Work item ▸ Word for word, restate all of the records.

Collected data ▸
----------

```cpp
template <int K, int BM>
static void launch_x4(const ConvParams& P, const _Float16* act, const _Float16* wx, int nchunk, hipStream_t st,
                      int nsplit, bool hi) {
  int H, W;
  x4_tgrid(P, H, W);
  const int ntx = (W + TC - 1) / TC, nty = (H + TR - 1) / TR;
  dim3 grid((P.Cout + BM - 1) / BM, ntx * nty, P.B * nsplit);
  const int es = opt(OPT_X4_EPI);
  const bool lean = es >= 2 || (es == 1 && (K == 3 || (K == 1 && (BM == 128 || BM == 256))));
  const int abl = (opt(OPT_X4_ABL) & 15) | (lean ? 0 : 16);
  if (K == 1 && !act)
    hipLaunchKernelGGL((conv_x4_kernel<K, BM, true, false, K == 1>), grid, dim3(X4T), 0, st, P, act, wx, nchunk, H, W,
                       abl, nsplit);
  else if (hi && x4_halo(P, hi)) {
    if constexpr (x4_halo_fits<K, BM>())
      hipLaunchKernelGGL((conv_x4_kernel<K, BM, true, true, false, true>), grid, dim3(X4T), 0, st, P, act, wx, nchunk,
                         H, W, abl, nsplit);
  } else if (hi)
    hipLaunchKernelGGL((conv_x4_kernel<K, BM, true, true>), grid, dim3(X4T), 0, st, P, act, wx, nchunk, H, W, abl,
                       nsplit);
  else if (x4_rs() && x4_halo(P, hi)) {
    if constexpr (x4_halo_fits<K, BM>())
      hipLaunchKernelGGL((conv_x4_kernel<K, BM, true, false, false, true>), grid, dim3(X4T), 0, st, P, act, wx, nchunk,
                         H, W, abl, nsplit);
  } else if (x4_rs())
    hipLaunchKernelGGL((conv_x4_kernel<K, BM, true, false>), grid, dim3(X4T), 0, st, P, act, wx, nchunk, H, W, abl,
                       nsplit);
  else if constexpr (BM != 192 && BM != 96 && BM != 224)
    hipLaunchKernelGGL((conv_x4_kernel<K, BM, false, false>), grid, dim3(X4T), 0, st, P, act, wx, nchunk, H, W, abl, 1);
  else
    hipLaunchKernelGGL((conv_x4_kernel<K, BM, true, false>), grid, dim3(X4T), 0, st, P, act, wx, nchunk, H, W, abl,
                       nsplit);
  HIP_OK(hipGetLastError());
}

int x4_splitk(const ConvParams& P, int cin_pad, bool hi) {
  if (!opt(OPT_X4_SPLITK) || !x4_rs() || P.K == 1) return 1;
  int H, W;
  x4_tgrid(P, H, W);
  const int tiles = ((P.Cout + x4_bm(P.Cout) - 1) / x4_bm(P.Cout)) * ((W + TC - 1) / TC) * ((H + TR - 1) / TR);
  const int nsteps = x4_nchunk(cin_pad, hi) * P.K * P.K;
  if (tiles > 48 || nsteps < 48) return 1;
  const int s = std::min(4, nsteps / 24);
  return x4_halo(P, hi) ? std::max(1, std::min(s, x4_nchunk(cin_pad, hi))) : s;
}

int64_t x4_part_bytes(const ConvParams& P, int cin_pad, bool hi) {
  const int s = x4_splitk(P, cin_pad, hi);
  return s > 1 ? (int64_t)s * P.B * P.Cout * P.Ho * P.Wo * 4 : 0;
}

void conv_x4_forward(const ConvParams& P, const _Float16* act, const _Float16* wx, int cin_pad, hipStream_t st,
                     float* part, bool hi) {
  MLIC_CHECK(conv_x4_ok(P, cin_pad) && wx && (act || x4_direct_ok(P, hi)), "conv_x4: unsupported shape");
  ConvParams Q = P;
  if (act) Q.epi &= ~(EPI_SQUARE_IN | EPI_RELU_IN);
  const int nchunk = x4_nchunk(cin_pad, hi);
  const int bm = x4_bm(P.Cout);
  const int nsplit = part ? x4_splitk(P, cin_pad, hi) : 1;
  ConvParams R = Q;
  if (nsplit > 1) {
    R.epi = EPI_NONE;
    R.bias = nullptr;
    R.wexp = 0;
    R.aux = nullptr;
    R.res = nullptr;
    R.out = part;
    R.out_cs = (int64_t)P.Ho * P.Wo;
    R.out_bs = (int64_t)P.Cout * R.out_cs;
  }
#define MLIC_X4_BM(K)                                                  \
  (bm == 256 ? launch_x4<K, 256>(R, act, wx, nchunk, st, nsplit, hi)       \
   : bm == 192 ? launch_x4<K, 192>(R, act, wx, nchunk, st, nsplit, hi)     \
   : bm == 96 ? launch_x4<K, 96>(R, act, wx, nchunk, st, nsplit, hi)       \
   : bm == 224 ? launch_x4<K, 224>(R, act, wx, nchunk, st, nsplit, hi)     \
   : bm == 128 ? launch_x4<K, 128>(R, act, wx, nchunk, st, nsplit, hi)     \
               : launch_x4<K, 64>(R, act, wx, nchunk, st, nsplit, hi))
  switch (P.K) {
    case 1: MLIC_X4_BM(1); break;
    case 3: MLIC_X4_BM(3); break;
    default: MLIC_X4_BM(5); break;
  }
#undef MLIC_X4_BM
  if (nsplit > 1) {
    const int64_t n = (int64_t)P.B * P.Cout * P.Ho * P.Wo;
    hipLaunchKernelGGL(x4_split_reduce_kernel, dim3((unsigned)((n + 255) / 256)), dim3(256), 0, st, Q,
                       (const float*)part, nsplit);
    HIP_OK(hipGetLastError());
  }
}

}
```

### mlic_amd/csrc/options.cpp

```cpp
#include "options.h"
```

----------

Result of this task ▸
```cpp
template <int K, int BM>
static void launch_x4(const ConvParams& P, const _Float16* act, const _Float16* wx, int nchunk, hipStream_t st,
                      int nsplit, bool hi) {
  int H, W;
  x4_tgrid(P, H, W);
  const int ntx = (W + TC - 1) / TC, nty = (H + TR - 1) / TR;
  dim3 grid((P.Cout + BM - 1) / BM, ntx * nty, P.B * nsplit);
  const int es = opt(OPT_X4_EPI);
  const bool lean = es >= 2 || (es == 1 && (K == 3 || (K == 1 && (BM == 128 || BM == 256))));
  const int abl = (opt(OPT_X4_ABL) & 15) | (lean ? 0 : 16);
  if (K == 1 && !act)
    hipLaunchKernelGGL((conv_x4_kernel<K, BM, true, false, K == 1>), grid, dim3(X4T), 0, st, P, act, wx, nchunk, H, W,
                       abl, nsplit);
  else if (hi && x4_halo(P, hi)) {
    if constexpr (x4_halo_fits<K, BM>())
      hipLaunchKernelGGL((conv_x4_kernel<K, BM, true, true, false, true>), grid, dim3(X4T), 0, st, P, act, wx, nchunk,
                         H, W, abl, nsplit);
  } else if (hi)
    hipLaunchKernelGGL((conv_x4_kernel<K, BM, true, true>), grid, dim3(X4T), 0, st, P, act, wx, nchunk, H, W, abl,
                       nsplit);
  else if (x4_rs() && x4_halo(P, hi)) {
    if constexpr (x4_halo_fits<K, BM>())
      hipLaunchKernelGGL((conv_x4_kernel<K, BM, true, false, false, true>), grid, dim3(X4T), 0, st, P, act, wx, nchunk,
                         H, W, abl, nsplit);
  } else if (x4_rs())
    hipLaunchKernelGGL((conv_x4_kernel<K, BM, true, false>), grid, dim3(X4T), 0, st, P, act, wx, nchunk, H, W, abl,
                       nsplit);
  else if constexpr (BM != 192 && BM != 96 && BM != 224)
    hipLaunchKernelGGL((conv_x4_kernel<K, BM, false, false>), grid, dim3(X4T), 0, st, P, act, wx, nchunk, H, W, abl, 1);
  else
    hipLaunchKernelGGL((conv_x4_kernel<K, BM, true, false>), grid, dim3(X4T), 0, st, P, act, wx, nchunk, H, W, abl,
                       nsplit);
  HIP_OK(hipGetLastError());
}

int x4_splitk(const ConvParams& P, int cin_pad, bool hi) {
  if (!opt(OPT_X4_SPLITK) || !x4_rs() || P.K == 1) return 1;
  int H, W;
  x4_tgrid(P, H, W);
  const int tiles = ((P.Cout + x4_bm(P.Cout) - 1) / x4_bm(P.Cout)) * ((W + TC - 1) / TC) * ((H + TR - 1) / TR);
  const int nsteps = x4_nchunk(cin_pad, hi) * P.K * P.K;
  if (tiles > 48 || nsteps < 48) return 1;
  const int s = std::min(4, nsteps / 24);
  return x4_halo(P, hi) ? std::max(1, std::min(s, x4_nchunk(cin_pad, hi))) : s;
}

int64_t x4_part_bytes(const ConvParams& P, int cin_pad, bool hi) {
  const int s = x4_splitk(P, cin_pad, hi);
  return s > 1 ? (int64_t)s * P.B * P.Cout * P.Ho * P.Wo * 4 : 0;
}

void conv_x4_forward(const ConvParams& P, const _Float16* act, const _Float16* wx, int cin_pad, hipStream_t st,
                     float* part, bool hi) {
  MLIC_CHECK(conv_x4_ok(P, cin_pad) && wx && (act || x4_direct_ok(P, hi)), "conv_x4: unsupported shape");
  ConvParams Q = P;
  if (act) Q.epi &= ~(EPI_SQUARE_IN | EPI_RELU_IN);
  const int nchunk = x4_nchunk(cin_pad, hi);
  const int bm = x4_bm(P.Cout);
  const int nsplit = part ? x4_splitk(P, cin_pad, hi) : 1;
  ConvParams R = Q;
  if (nsplit > 1) {
    R.epi = EPI_NONE;
    R.bias = nullptr;
    R.wexp = 0;
    R.aux = nullptr;
    R.res = nullptr;
    R.out = part;
    R.out_cs = (int64_t)P.Ho * P.Wo;
    R.out_bs = (int64_t)P.Cout * R.out_cs;
  }
#define MLIC_X4_BM(K)                                                  \
  (bm == 256 ? launch_x4<K, 256>(R, act, wx, nchunk, st, nsplit, hi)       \
   : bm == 192 ? launch_x4<K, 192>(R, act, wx, nchunk, st, nsplit, hi)     \
   : bm == 96 ? launch_x4<K, 96>(R, act, wx, nchunk, st, nsplit, hi)       \
   : bm == 224 ? launch_x4<K, 224>(R, act, wx, nchunk, st, nsplit, hi)     \
   : bm == 128 ? launch_x4<K, 128>(R, act, wx, nchunk, st, nsplit, hi)     \
               : launch_x4<K, 64>(R, act, wx, nchunk, st, nsplit, hi))
  switch (P.K) {
    case 1: MLIC_X4_BM(1); break;
    case 3: MLIC_X4_BM(3); break;
    default: MLIC_X4_BM(5); break;
  }
#undef MLIC_X4_BM
  if (nsplit > 1) {
    const int64_t n = (int64_t)P.B * P.Cout * P.Ho * P.Wo;
    hipLaunchKernelGGL(x4_split_reduce_kernel, dim3((unsigned)((n + 255) / 256)), dim3(256), 0, st, Q,
                       (const float*)part, nsplit);
    HIP_OK(hipGetLastError());
  }
}

}
```

### mlic_amd/csrc/options.cpp

```cpp
#include "options.h"
```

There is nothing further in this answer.